──────── MATERIAL PROVIDED ────────

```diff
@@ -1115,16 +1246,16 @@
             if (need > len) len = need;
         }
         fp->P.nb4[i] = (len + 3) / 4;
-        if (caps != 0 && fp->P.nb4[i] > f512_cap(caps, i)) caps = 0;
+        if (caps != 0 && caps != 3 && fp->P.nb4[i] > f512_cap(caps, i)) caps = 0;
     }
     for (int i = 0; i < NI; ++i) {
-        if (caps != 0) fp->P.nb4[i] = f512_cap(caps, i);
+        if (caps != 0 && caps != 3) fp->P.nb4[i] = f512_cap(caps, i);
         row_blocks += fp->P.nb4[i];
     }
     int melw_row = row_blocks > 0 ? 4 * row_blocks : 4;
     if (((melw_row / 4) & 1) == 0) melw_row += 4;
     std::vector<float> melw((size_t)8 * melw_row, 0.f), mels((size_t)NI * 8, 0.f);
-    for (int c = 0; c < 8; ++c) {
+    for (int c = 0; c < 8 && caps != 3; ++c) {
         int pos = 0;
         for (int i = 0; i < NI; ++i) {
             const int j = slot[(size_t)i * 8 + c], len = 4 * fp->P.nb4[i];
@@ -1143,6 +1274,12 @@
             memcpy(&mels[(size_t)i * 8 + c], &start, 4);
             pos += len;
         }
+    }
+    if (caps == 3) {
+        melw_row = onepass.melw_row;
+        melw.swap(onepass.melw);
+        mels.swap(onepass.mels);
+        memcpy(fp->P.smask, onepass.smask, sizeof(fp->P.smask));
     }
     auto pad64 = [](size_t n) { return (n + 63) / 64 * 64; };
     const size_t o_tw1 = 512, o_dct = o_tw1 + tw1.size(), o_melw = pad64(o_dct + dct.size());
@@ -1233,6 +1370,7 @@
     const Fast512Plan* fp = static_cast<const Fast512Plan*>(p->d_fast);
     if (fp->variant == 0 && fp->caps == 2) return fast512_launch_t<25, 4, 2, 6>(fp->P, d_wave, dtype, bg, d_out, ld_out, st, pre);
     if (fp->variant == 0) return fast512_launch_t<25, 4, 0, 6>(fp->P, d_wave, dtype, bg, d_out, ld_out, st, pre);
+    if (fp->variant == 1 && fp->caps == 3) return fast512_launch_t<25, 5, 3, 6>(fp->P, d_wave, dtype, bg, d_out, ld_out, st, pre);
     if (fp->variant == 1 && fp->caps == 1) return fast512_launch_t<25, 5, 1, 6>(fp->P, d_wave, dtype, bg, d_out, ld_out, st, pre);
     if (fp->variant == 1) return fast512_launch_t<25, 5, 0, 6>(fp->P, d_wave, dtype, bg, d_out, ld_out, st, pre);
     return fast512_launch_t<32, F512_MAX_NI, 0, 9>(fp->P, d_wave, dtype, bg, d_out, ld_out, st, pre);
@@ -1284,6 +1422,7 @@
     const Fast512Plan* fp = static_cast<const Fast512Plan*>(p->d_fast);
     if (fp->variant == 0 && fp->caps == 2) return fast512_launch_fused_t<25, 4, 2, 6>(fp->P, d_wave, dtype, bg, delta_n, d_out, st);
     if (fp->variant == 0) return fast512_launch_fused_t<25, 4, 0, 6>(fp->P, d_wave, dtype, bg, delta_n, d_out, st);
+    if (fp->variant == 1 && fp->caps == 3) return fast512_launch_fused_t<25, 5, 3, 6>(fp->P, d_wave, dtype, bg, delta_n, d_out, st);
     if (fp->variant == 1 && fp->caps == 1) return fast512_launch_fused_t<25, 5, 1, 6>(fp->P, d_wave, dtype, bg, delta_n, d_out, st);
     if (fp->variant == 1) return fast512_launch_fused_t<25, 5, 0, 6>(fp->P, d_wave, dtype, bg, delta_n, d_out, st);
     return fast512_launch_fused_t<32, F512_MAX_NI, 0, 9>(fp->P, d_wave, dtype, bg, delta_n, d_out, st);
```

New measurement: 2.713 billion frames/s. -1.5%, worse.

────────
──────── MATERIAL PROVIDED ────────

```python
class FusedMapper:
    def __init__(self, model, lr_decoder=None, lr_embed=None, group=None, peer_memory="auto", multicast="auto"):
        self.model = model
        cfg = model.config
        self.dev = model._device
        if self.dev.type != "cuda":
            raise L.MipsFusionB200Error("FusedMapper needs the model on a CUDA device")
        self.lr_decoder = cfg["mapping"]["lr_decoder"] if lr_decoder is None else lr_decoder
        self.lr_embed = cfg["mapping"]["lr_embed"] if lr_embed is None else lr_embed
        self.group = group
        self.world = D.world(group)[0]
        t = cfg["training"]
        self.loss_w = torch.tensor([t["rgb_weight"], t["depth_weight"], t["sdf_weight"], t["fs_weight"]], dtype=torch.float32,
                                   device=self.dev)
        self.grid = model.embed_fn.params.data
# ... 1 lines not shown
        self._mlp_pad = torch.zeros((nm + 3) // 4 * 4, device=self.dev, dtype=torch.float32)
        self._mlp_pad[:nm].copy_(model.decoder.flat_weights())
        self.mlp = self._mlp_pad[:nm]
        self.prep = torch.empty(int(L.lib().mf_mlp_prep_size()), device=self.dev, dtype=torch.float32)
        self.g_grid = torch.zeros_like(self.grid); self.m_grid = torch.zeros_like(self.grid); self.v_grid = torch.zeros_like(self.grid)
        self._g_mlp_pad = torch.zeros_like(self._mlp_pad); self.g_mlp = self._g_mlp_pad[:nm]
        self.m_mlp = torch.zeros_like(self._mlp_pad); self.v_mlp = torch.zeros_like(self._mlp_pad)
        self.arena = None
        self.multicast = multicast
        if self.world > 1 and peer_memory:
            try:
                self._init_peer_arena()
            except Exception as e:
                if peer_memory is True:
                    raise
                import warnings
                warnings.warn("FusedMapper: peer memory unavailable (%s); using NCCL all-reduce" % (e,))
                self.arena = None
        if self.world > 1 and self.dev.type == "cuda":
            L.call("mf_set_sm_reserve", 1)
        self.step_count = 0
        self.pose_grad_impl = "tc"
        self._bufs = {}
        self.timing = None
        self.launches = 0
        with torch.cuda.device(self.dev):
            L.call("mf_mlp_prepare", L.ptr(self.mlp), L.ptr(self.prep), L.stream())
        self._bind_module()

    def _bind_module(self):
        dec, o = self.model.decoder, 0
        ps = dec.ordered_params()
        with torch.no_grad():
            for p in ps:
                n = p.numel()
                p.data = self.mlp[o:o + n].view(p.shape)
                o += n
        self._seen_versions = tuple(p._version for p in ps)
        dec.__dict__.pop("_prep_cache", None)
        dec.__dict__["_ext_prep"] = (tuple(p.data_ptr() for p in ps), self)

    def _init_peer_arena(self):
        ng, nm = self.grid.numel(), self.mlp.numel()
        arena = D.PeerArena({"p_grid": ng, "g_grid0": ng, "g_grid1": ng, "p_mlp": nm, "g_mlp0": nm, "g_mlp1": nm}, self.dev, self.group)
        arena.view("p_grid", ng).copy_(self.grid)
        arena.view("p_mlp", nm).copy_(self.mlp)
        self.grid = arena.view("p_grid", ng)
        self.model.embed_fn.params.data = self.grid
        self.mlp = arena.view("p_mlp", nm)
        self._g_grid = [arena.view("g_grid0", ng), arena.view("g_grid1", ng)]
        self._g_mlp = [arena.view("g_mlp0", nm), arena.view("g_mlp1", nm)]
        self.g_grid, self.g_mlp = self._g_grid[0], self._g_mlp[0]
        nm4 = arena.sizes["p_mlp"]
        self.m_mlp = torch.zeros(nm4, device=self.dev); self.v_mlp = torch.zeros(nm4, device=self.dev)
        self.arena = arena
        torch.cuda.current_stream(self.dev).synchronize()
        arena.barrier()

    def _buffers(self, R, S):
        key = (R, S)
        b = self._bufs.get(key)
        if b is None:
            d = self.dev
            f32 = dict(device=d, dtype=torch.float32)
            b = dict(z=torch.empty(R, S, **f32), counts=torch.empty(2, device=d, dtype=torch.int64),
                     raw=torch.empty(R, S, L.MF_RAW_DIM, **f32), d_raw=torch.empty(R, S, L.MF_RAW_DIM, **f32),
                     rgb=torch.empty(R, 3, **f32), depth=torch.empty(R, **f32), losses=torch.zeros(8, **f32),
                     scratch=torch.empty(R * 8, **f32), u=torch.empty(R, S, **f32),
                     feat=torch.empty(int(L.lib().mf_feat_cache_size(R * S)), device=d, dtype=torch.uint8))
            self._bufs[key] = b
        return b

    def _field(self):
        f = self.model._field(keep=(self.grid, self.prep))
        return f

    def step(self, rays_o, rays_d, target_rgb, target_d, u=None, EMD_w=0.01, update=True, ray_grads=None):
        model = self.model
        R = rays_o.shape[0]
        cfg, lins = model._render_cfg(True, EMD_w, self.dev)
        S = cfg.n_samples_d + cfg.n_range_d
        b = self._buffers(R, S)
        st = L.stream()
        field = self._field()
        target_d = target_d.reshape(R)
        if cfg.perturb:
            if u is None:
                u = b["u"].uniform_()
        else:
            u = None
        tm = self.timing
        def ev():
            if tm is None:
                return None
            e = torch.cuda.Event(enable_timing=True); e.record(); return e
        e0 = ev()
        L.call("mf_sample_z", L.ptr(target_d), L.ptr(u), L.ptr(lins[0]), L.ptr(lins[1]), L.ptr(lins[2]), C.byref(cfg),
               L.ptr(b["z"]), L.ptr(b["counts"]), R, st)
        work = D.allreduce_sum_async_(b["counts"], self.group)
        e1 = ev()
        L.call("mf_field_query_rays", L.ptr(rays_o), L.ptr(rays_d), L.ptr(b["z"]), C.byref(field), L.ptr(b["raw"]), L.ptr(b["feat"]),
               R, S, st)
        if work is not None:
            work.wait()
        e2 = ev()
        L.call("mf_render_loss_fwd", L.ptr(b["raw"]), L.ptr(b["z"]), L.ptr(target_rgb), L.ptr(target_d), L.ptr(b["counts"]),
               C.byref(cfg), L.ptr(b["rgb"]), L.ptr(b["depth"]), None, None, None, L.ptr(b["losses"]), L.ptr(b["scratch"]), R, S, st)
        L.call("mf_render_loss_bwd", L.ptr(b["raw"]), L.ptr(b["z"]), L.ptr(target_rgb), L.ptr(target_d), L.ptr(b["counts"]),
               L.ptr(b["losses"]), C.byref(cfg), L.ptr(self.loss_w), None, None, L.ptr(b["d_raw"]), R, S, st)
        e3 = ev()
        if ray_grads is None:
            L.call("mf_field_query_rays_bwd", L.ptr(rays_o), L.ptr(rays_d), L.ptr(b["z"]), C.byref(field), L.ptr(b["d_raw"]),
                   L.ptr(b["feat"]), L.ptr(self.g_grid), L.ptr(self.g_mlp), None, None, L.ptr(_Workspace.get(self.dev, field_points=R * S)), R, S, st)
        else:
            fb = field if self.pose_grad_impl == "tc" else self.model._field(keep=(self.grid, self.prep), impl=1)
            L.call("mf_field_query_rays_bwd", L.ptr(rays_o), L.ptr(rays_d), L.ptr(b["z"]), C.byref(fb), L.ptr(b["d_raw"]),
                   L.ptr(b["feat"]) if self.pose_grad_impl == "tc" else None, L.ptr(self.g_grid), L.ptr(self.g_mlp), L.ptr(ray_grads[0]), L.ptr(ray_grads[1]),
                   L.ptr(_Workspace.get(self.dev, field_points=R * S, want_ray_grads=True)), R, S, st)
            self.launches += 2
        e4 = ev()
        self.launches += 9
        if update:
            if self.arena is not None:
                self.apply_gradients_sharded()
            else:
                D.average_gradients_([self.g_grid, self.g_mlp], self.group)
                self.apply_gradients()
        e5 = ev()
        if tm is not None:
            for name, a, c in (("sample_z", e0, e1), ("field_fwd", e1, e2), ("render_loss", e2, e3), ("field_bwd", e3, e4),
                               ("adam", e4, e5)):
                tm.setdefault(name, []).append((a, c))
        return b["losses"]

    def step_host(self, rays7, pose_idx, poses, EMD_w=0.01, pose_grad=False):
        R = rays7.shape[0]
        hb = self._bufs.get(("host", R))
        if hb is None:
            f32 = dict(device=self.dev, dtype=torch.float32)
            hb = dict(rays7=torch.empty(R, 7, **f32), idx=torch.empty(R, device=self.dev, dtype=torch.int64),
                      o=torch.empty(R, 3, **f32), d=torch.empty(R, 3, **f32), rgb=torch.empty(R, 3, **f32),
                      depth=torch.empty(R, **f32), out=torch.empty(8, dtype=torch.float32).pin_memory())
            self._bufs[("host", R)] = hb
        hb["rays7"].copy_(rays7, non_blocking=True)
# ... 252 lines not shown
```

────────

TASK DIRECTIONS >> From the listing, copy every line where the string "multicast" appears.

EXPECTED ANSWER >>
    def __init__(self, model, lr_decoder=None, lr_embed=None, group=None, peer_memory="auto", multicast="auto"):
        self.multicast = multicast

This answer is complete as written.